裁判字號:臺灣高等法院95年選上訴字第7號刑事判決
裁判日期:民國95年06月28日
裁判案由:選罷法
臺灣高等法院刑事判決95年度選上訴字第7號上訴人台灣桃園地方法院檢察署檢察官被告甲○○選任辯護人呂理胡律師上列上訴人因被告違反選罷法案件,不服臺灣桃園地方法院九十四年度選訴字第十三號,中華民國九十五年一月二十六日日第一審判決(起訴案號:臺灣桃園地方法院檢察署九十四年度選偵字第四八號),提起上訴,本院判決如下:
主文上訴駁回。
理由
一、公訴意旨略以:被告甲○○係設籍於桃園縣龍潭鄉,並在該鄉內開設診所多年,因其曾於民國九十一年間參選桃園縣縣議員並高票落選,乃於九十四年初起決意再度參選九十四年桃園縣縣議員,非但早即印製「桃園縣議員候選人甲○○懇請支持」之 文宣 品廣為散發予龍潭鄉民,樹立競選廣告看板,並參加該年度中國國民黨 黃國園 黨部之桃園縣縣議員初選。而被告甲○○為使自己於九十四年度之桃園縣縣議員選舉能順利當選,竟基於對桃園縣龍潭鄉有投票權之人行求、交付賄賂之概括犯意,先於九十四年九月七日晚間八時許,在桃園縣龍潭鄉凌雲村活動中心,以自己之「桃園縣議員候選人甲○○懇請支持」之文宣夾帶新臺幣(下同)三千元現金,交付予在該處參加歌唱班活動之龍潭鄉民 賴秀蘭 ,並告知賴秀蘭「拜託一下」,而默示約使賴秀蘭在該九十四年桃園縣縣議員之選舉行使投票權時,投票予被告甲○○而為投票權之一定行使,而賴秀蘭於被告甲○○離開後,打開文宣品,始發現其內夾帶三千元之現金。又被告甲○○復承上開概括犯意,於翌日(即同年月八日)上午十時許,由其不知情之輔選幹部 朱龍翔 、 謝德福 陪同前○○○鄉○○路○○○巷○○○弄十六衖八號,拜訪常至該處吃中餐於九十四年桃園縣縣議員選舉中有投票權之同巷弄衖二十三號住戶 周玉山 (起訴書誤載為八號住戶),又以相同手法用文宣品夾帶三千元現金交付之方式予周玉山,要求支持其參選桃園縣縣議員,默示約使周玉山在該九十四年桃園縣縣議員之選舉行使投票權時,投票予被告甲○○而為投票權之一定行使。其後,周玉山待被告甲○○與同行之謝德福、朱龍翔離去後,打開被告甲○○交付之文宣品即發現內夾帶有三千元現鈔,隨即聯繫中國國民黨黃國園黨部常務委員 楊志明 前來瞭解並檢舉被告甲○○涉嫌賄選情事,楊志明乃將被告甲○○行賄時交付之文宣品及現款三千元帶回交由黃國園黨部處理調查。嗣臺灣桃園地方法院檢察署據報先經賴秀蘭向該署檢察官檢舉上開被告甲○○對之賄選之情事,並提出其所有之三千元(公訴人誤繕為被告行賄時交付之三千元)與文宣品等物扣押在案,該署檢察官再向中國國民黨黃國園辦公室調得前述被告甲○○行賄周玉山之賄款現金三千元及同時交付之文宣品等物扣押在案乃查悉上情。因認被告甲○○連續涉犯公職人員選舉罷免法第九十條之一第一項對於有投票權之人行求、交付賄賂,而約為一定之行使罪嫌云云。

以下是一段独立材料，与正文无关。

# cocowy1/PPMStereo

Hardware: AMD Instinct MI355X
Metric: disparity-px/s (higher is better)
Workload: dtype bf16; 1 GPU; BASELINE config 2: T=5 clip at 320x512, iters=10, hot path only (3-scale cascade from encoder outputs: corr pyramid build + lookup, QAM pick, pick-and-play memory attention, ConvGRU3D update, heads, convex upsample, test_mode=True as PPMStereo.forward_batch_test calls it: predictions[-1] is the output, so the mask head, the convex upsampling and the full-resolution resize run only where their resu; T=5, H=320, W=512, iters=10, parallelism=replicas x1

## Files before the change

### include/ppms.h

```cpp
#ifndef PPMS_H
#define PPMS_H
#include <stdint.h>

#ifdef __cplusplus
extern "C" {
#endif

#define PPMS_OK 0
#define PPMS_EINVAL (-1)
#define PPMS_ELAUNCH (-2)
#define PPMS_ENODEV (-3)

#define PPMS_ABI_VERSION 4

int ppms_version(void);
const char* ppms_last_error(void);
int ppms_device_info(char* name, int name_cap, int* cu_count, int* clock_mhz);

int ppms_corr_build(const float* fmap1, const float* fmap2, float* const pyr[5], int B, int C, int H, int W, void* stream);

int ppms_corr_lookup(const float* const pyr[4], const float* flow, int flow_nhwc, float* out_nchw, void* out_hi, void* out_lo,
                     int out_ld, void* flow_sp_hi, void* flow_sp_lo, int flow_sp_ld, int B, int H, int W, void* stream);

typedef struct ppms_sp {
// ... 42 lines not shown
    int32_t lo_zero_from;
    ppms_epilogue epi[2];
} ppms_conv;

int ppms_conv_gemm2(const ppms_conv* desc, const ppms_conv* dev_desc, int wm_hint, void* stream);
int ppms_conv_gemm2_slices(const ppms_conv* desc);
int64_t ppms_conv_gemm2_slice_workspace_bytes(const ppms_conv* desc, int nslice);
int ppms_conv_gemm2_sliced(const ppms_conv* desc, const ppms_conv* dev_desc, int nslice, void* workspace, void* stream);
int ppms_conv_gemm2_ysweep_slices(const ppms_conv* desc);
int ppms_conv_gemm2_ysweep(const ppms_conv* desc, const ppms_conv* dev_desc, int nslice, void* workspace, void* stream);
int ppms_conv_gemm5_applicable(const ppms_conv* desc);
int ppms_conv_gemm5(const ppms_conv* desc, const ppms_conv* dev_desc, int nbt, void* stream);
int ppms_conv_gemm5_slices(const ppms_conv* desc);
int ppms_conv_gemm5_sliced(const ppms_conv* desc, const ppms_conv* dev_desc, int nbt, int nslice, void* workspace, void* stream);
int ppms_conv_gemm6_applicable(const ppms_conv* desc);
int ppms_conv_gemm6(const ppms_conv* desc, const ppms_conv* dev_desc, void* stream);
int ppms_gemm1_applicable(const ppms_conv* desc);
int ppms_gemm1(const ppms_conv* desc, const ppms_conv* dev_desc, int cb_hint, void* stream);
int ppms_conv_stream_applicable(const ppms_conv* desc);
int ppms_conv_stream(const ppms_conv* desc, const ppms_conv* dev_desc, int hint, void* stream);
int ppms_struct_sizes(int* sp, int* epilogue, int* conv);

int ppms_dwconv_gelu(ppms_sp x, ppms_sp y, const float* w, const float* b, int k, int BT, int H, int W, void* stream);
int ppms_flow_patch7(const float* flow_nhwc, ppms_sp patch, int BT, int H, int W, void* stream);
int ppms_unc_tail(ppms_sp x, const float* w, float bias, float* unc, float* partial, int BT, int HW, void* stream);

int ppms_nchw_to_sp(const float* src, ppms_sp dst, int BT, int C, int HW, void* stream);
int ppms_sp_to_nchw(ppms_sp src, float* dst, int BT, int C, int HW, void* stream);
int ppms_nchw_to_nhwc(const float* src, float* dst, int dst_ld, int BT, int C, int HW, void* stream);
int ppms_nhwc_to_nchw(const float* src, int src_ld, float* dst, int BT, int C, int HW, void* stream);
int ppms_f32_to_sp(const float* src, int src_ld, ppms_sp dst, int64_t pixels, void* stream);
int ppms_sp_to_f32(ppms_sp src, float* dst, int dst_ld, int64_t pixels, void* stream);

int ppms_tap_gather_sum(const float* y, int y_ld, const float* bias, float* out, int out_ld, float* accum, int accum_ld, int cout, int kt, int kh,
                        int kw, int T, int H, int W, int t_halo, void* stream);
int ppms_flow_add(float* flow_nhwc, const float* dflow, int dflow_ld, int64_t pixels, void* stream);
int ppms_convex_upsample(const float* flow_nhwc, const float* mask, int mask_ld, float* out, int BT, int H, int W, void* stream);
int ppms_convex_upsample_3d(const float* flow_nhwc, const float* mask, int mask_ld, float* out, int T, int H, int W, int t_halo, void* stream);
int ppms_bilinear(const float* src, float* dst, int N, int C, int H, int W, int OH, int OW, int align_corners, float mul, void* stream);

int ppms_sp_resize_blend(ppms_sp src, ppms_sp dst, int N, int H, int W, int OH, int OW, float a, float b, void* stream);

int ppms_avgpool(const float* src, float* dst, int planes, int H, int W, int k, void* stream);
int ppms_axpby(const float* x, const float* y, float* out, float a, float b, int64_t period, int64_t n, void* stream);
int ppms_ctx_mix(const float* fmap, const float* ctx, float* net, float* inp, int N, int HW, void* stream);
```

二、訊據被告甲○○堅詞否認有何違反公職人員選舉罷免法之犯行,辯稱:伊係參加「九十四年九月十日中國國民黨黃國園黨部之桃園縣縣議員初選」,尚未參加「九十四年十二月三日之桃園縣縣議員選舉」,自無違反公職人員選舉罷免法可言。伊交予賴秀蘭、周玉山之文宣內均未夾藏三千元,伊之所以前往凌雲村活動中心,是因為當天有歌唱班,而再過幾天(即九十四年九月十日)就是黨內民調及初選,伊便過去打聲招呼,希望他們於民調時能支持伊。又於九十四年九月八日上午伊看門診時,有一個榮民係向伊表示周玉山支持對手 包志慶 ,且說伊的壞話,叫伊去看看周玉山,所以伊馬上請在診所內的朱龍翔、謝德福帶伊去找周玉山說明一下,並且請周玉山幫 伊發 九十四年九月八日說明會的通知書等語。
三、公訴人認被告甲○○涉有違反公職人員選舉罷免法之罪嫌,無非係以被告之供述、證人賴秀蘭、周玉山、 趙乃馨 、朱龍翔、謝德福、楊志明之證詞,及中國國民黨黃國園辦公室九十四年十月四日九十四園組字第0四三二號函及所附調查資料並檢附之三千元、被告參選九十四年度桃園縣縣議員選舉之文宣四十五張、名片八張、證人賴秀蘭提出之三千元及被告參選九十四年度桃園縣縣議員選舉之文宣十六張等為其主要論據。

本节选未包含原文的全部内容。